Adventures by Disney Travel Services, Inc.
- Trade name: Adventures by Disney
- Type: Subsidiary
- Industry: Hospitality, Tourism
- Founded: May 5, 2005; 21 years ago
- Headquarters: Celebration, Florida, U.S.
- Key people: Natacha Rafalski (president, Disney Signature Experiences);
- Services: Guided tours River cruises
- Parent: Disney Signature Experiences
- Website: Official website

= Adventures by Disney =

Walt Disney Parks and Resort

Adventures by Disney Travel Services, Inc. (ABD) provides group guided family vacations to various domestic and international destinations. The company is a subsidiary of Disney Experiences's Signature Experiences division. Disney Experiences is a subsidiary of the Walt Disney Company.

Adventures by Disney provides 37 planned trips on six continents. On an Adventures by Disney vacation, guests are taken on expeditions that often feature activities designed for families and kids (or 'Junior Adventurers'). Two Disney-trained adventure guides (cast members) look after a group.

==History==
Adventures by Disney first started operating in 2005 and featured just two US destinations. Adventures by Disney Travel Services, Inc. was incorporated on December 19, 2005.

By 2015, Adventures by Disney expanded its destinations to span six continents. Also in 2015, Adventures by Disney introduced several shorter four- and five-day "Long Weekend" itineraries in New York City, Nashville, San Francisco and Wyoming.

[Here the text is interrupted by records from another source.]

diff --git a/nys_koop_lqr_amd/csrc/nk_common.h b/nys_koop_lqr_amd/csrc/nk_common.h
--- a/nys_koop_lqr_amd/csrc/nk_common.h
+++ b/nys_koop_lqr_amd/csrc/nk_common.h
@@ -68,7 +68,8 @@
   EV_YPREP_DONE = 13,
   EV_GEMM_T0 = 14,
   EV_GEMM_T1 = 15,
-  EV_COUNT = 16
+  EV_TRSM_END = 16,
+  EV_COUNT = 17
 };
 
 struct nk_member_state;
@@ -286,6 +287,10 @@
                          int cols, double* d_colsum);
 
 int sqrtm_spd(nk_ctx* ctx, const double* P, int64_t ldp, int m, double* S, double* Sinv, int* iters, double* resid);
+struct FlowOpts {
+  int grid = 0;
+  bool hi_prio = false;
+};
 struct SqrtPlan {
   const double* P = nullptr;
   int64_t ldp = 0;
@@ -305,10 +310,21 @@
   bool flow_gave_up = false;
   hipEvent_t pause_event = nullptr;
   int pause_step = -1;
+  FlowOpts flow;
+  bool skip_linv_norm = false;
+  bool hoisted = false;
+  double c = 0.0;
+  double *Xa = nullptr, *Xta = nullptr, *Xb = nullptr, *Xtb = nullptr, *M = nullptr, *T = nullptr, *rpart = nullptr;
+  double* Linv_full = nullptr;
+  double s2s[128];
+  bool checks[128];
 };
 constexpr int NK_SQRT_RETRY = 1;
 int sqrtm_spd_coupled(nk_ctx* ctx, const double* P, int64_t ldp, int m, double* S, double* Sinv, int* iters, double* resid);
 int sqrtm_prepare(nk_ctx* ctx, const double* P, int64_t ldp, int m, SqrtPlan* plan);
+int sqrtm_prepare_begin(nk_ctx* ctx, const double* P, int64_t ldp, int m, SqrtPlan* plan);
+int sqrtm_prepare_factor(nk_ctx* ctx, SqrtPlan* plan);
+int sqrtm_setup(nk_ctx* ctx, SqrtPlan* plan, bool with_linv);
 int sqrtm_finish(nk_ctx* ctx, SqrtPlan* plan, double* S, double* Sinv);
 int sqrtm_verdict(nk_ctx* ctx, SqrtPlan* plan, int* iters, double* resid);
 int cholesky_lower(nk_ctx* ctx, double* P, int64_t ldp, int m, double* Linv );
@@ -330,7 +346,8 @@
 int cholesky_lower_pair_async(nk_ctx* ctx, const CholSys* sys, int nsys);
 int cholesky_check_pair(nk_ctx* ctx, const CholSys* sys, int nsys);
 int cholesky_solve_pair(nk_ctx* ctx, const CholSys* sys, int nsys);
-int cholesky_aug_pair_async(nk_ctx* ctx, const CholSys* sys, int nsys, hipEvent_t pause = nullptr, int pause_step = -1);
+int cholesky_aug_pair_async(nk_ctx* ctx, const CholSys* sys, int nsys, hipEvent_t pause = nullptr, int pause_step = -1,
+                            const FlowOpts& flow = FlowOpts(), hipEvent_t end = nullptr);
 constexpr int CHOL_NB = 64;
 constexpr int CHOL_WS = 2 * CHOL_NB * CHOL_NB + 8;
 constexpr double CHOL_FIX_KAPPA = 8.0 * CHOL_NB;
@@ -346,7 +363,7 @@
   return !(e && e[0] == '0');
 }
 bool chol_flow_enabled();
-int cholesky_flow_pair(nk_ctx* ctx, const CholSys* sys, int nsys);
+int cholesky_flow_pair(nk_ctx* ctx, const CholSys* sys, int nsys, const FlowOpts& opts = FlowOpts());
 constexpr int CHOL_FLOW_GIVEUP = -0x40000000;
 bool launch_chol_panel_pair(nk_ctx* ctx, const GemmCall* calls, int ncalls, int* rc);
 int launch_trsm_right_lower_pair(nk_ctx* ctx, const CholSys* sys, int nsys);
@@ -480,7 +497,8 @@
 int launch_kmat_gram_f32(nk_ctx* ctx, int ktype, const float* At, int64_t ldat, const float* sqa, int64_t nA, const float* Bt,
                          int64_t ldbt, const float* sqb, int64_t nB, int d, double sigma0, float* out, int64_t ldo);
 int launch_gemm_tn_multi(nk_ctx* ctx, const TnProblem* probs, int nprob, int64_t K, int splitk ,
-                         float* ms_kernel = nullptr, bool sync_timing = true, const TnSkip* skip = nullptr);
+                         float* ms_kernel = nullptr, bool sync_timing = true, const TnSkip* skip = nullptr,
+                         hipEvent_t product_done = nullptr);
 int launch_transpose(nk_ctx* ctx, const double* src, int64_t lds, double* dst, int64_t ldd, int rows, int cols);
 constexpr int refine_partial_blocks() { return 512; }
 int launch_refine_apply(nk_ctx* ctx, const double* dX, int64_t ldd, double* X, int64_t ldx, int64_t rows, int64_t cols, int step,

On April 13, 2015, Walt Disney Parks and Resorts announced that Adventures by Disney will have river cruise vacations. AmaWaterways will host the river cruises, while Adventures by Disney will guide and storytell with the group. Danube River cruises were expected to start in 2016. AmaWaterways and the company added a Rhine River cruise in 2017 on the new AMAKristina ship with six trips. In 2016, Disney added a seven-day Central Florida tour that includes three days at Walt Disney World with some backstage access, a day at Kennedy Space Center, a night at Disney Springs and additional days with kayak, boating and a BBQ.

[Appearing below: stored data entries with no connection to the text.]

# Mr-LvGJ/kubernetes-scheduler

Hardware: AMD Instinct MI355X
Metric: pod-node pair evals/sec (filter+score+select) at 100k×100k; bit-exact picks (higher is better)
Workload: dtype u32+f32+f64

## Files before the change

### kubernetes-scheduler_amd/csrc/yoda_kernels.hip

```cpp
#include <hip/hip_runtime.h>
#include <stdint.h>
#include <algorithm>
#include <type_traits>
#include <cstdlib>

#include "yoda_layout.h"
#include "yoda_launch.h"
#include "yoda_modeb.h"

#if !defined(YODA_AB_KNOBS) &&                                                         \
    (defined(YODA_ABL_K1_NOGEN) || defined(YODA_ABL_K1_NOHC) || defined(YODA_ABL_K1_NOPART) || \
     defined(YODA_ABL_K1_NOBS) || defined(YODA_ABL_K1_NOBM))
#error "YODA_ABL_* ablations give wrong results: build them with -DYODA_AB_KNOBS (tools/build_ab.sh)"
#endif

#pragma clang fp contract(off)

namespace yoda {

constexpr int64_t kI64Max = 0x7fffffffffffffffll;

static inline dim3 pod_grid(uint32_t n) { return dim3((n + kBlock - 1) / kBlock); }

template <Path P>
// ... 2272 lines not shown
          const double os = ts[k];
          const uint32_t oi = ti[k];
          ts[k] = gt ? cs : os;
          ti[k] = gt ? ci : oi;
          cs = gt ? os : cs;
          ci = gt ? oi : ci;
        }
      }
    } else {
      if (raw > best) {
        best = raw;
        idx = n;
        ties = 1;
      } else if (raw == best) {
        ++ties;
      }
      low = fmin(low, raw);
    }
  };
  if (ms.bs) {
    const BlockMask* bsw = ms.bs + (size_t)w * ms.bs_stride;
    for (uint32_t nb = n0; nb < n1; nb += kWave) {
      if (!blk_listed(ms.blk, ms.blk_stride, w, nb >> 6)) continue;
      const BlockMask bk = bsw[nb >> 6];
      uint64_t bits = bk.nz;
      while (bits) {
        const uint32_t j = (uint32_t)__builtin_ctzll(bits);
        bits &= bits - 1;
        const uint32_t n = nb + j;
        const uint64_t mj = ((bk.full >> j) & 1ull) ? live_mask : bmw[n];
        if ((mj >> lane) & 1ull) visit(n);
      }
    }
  } else {
    for (uint32_t g = n0; g < n1; g += 8) {
      const Group<uint64_t, 8> mk = load_group<uint64_t, 8>(
          reinterpret_cast<const unsigned char*>(bmw + g));
      if ((mk.v[0] | mk.v[1] | mk.v[2] | mk.v[3] | mk.v[4] | mk.v[5] | mk.v[6] | mk.v[7]) == 0)
        continue;
#pragma unroll
      for (int j = 0; j < 8; ++j) {
        const uint32_t n = g + (uint32_t)j;
        if (mk.v[j] == 0 || n >= n1) continue;
        if ((mk.v[j] >> lane) & 1ull) visit(n);
      }
    }
  }
  if (!live) return;
  if constexpr (OUT == OUT_TOPK) {
#pragma unroll
    for (int k = 0; k < TK; ++k) {
      const size_t o = ((size_t)chunk * TK + k) * n_pods + p;
      tk_s[o] = ts[k];
      tk_i[o] = ti[k];
    }
  } else {
    const size_t o = (size_t)chunk * n_pods + p;
    pbest[o] = best;
    pidx[o] = idx;
    pties[o] = ties;
    plow[o] = low;
  }
}
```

Soon after a March 2018 conglomerate wide reorganization that formed Disney Parks, Experiences and Products segment division, Disney Cruise Line and New Vacation Operations was renamed Disney Signature Experiences along with the appointment of a new president, Jeff Vahle. With the acquisition of 21st Century Fox by Disney by August 2019, National Geographic Partner's travel and tour operations were transferred to Adventures by Disney while ending Traveler magazine's US edition.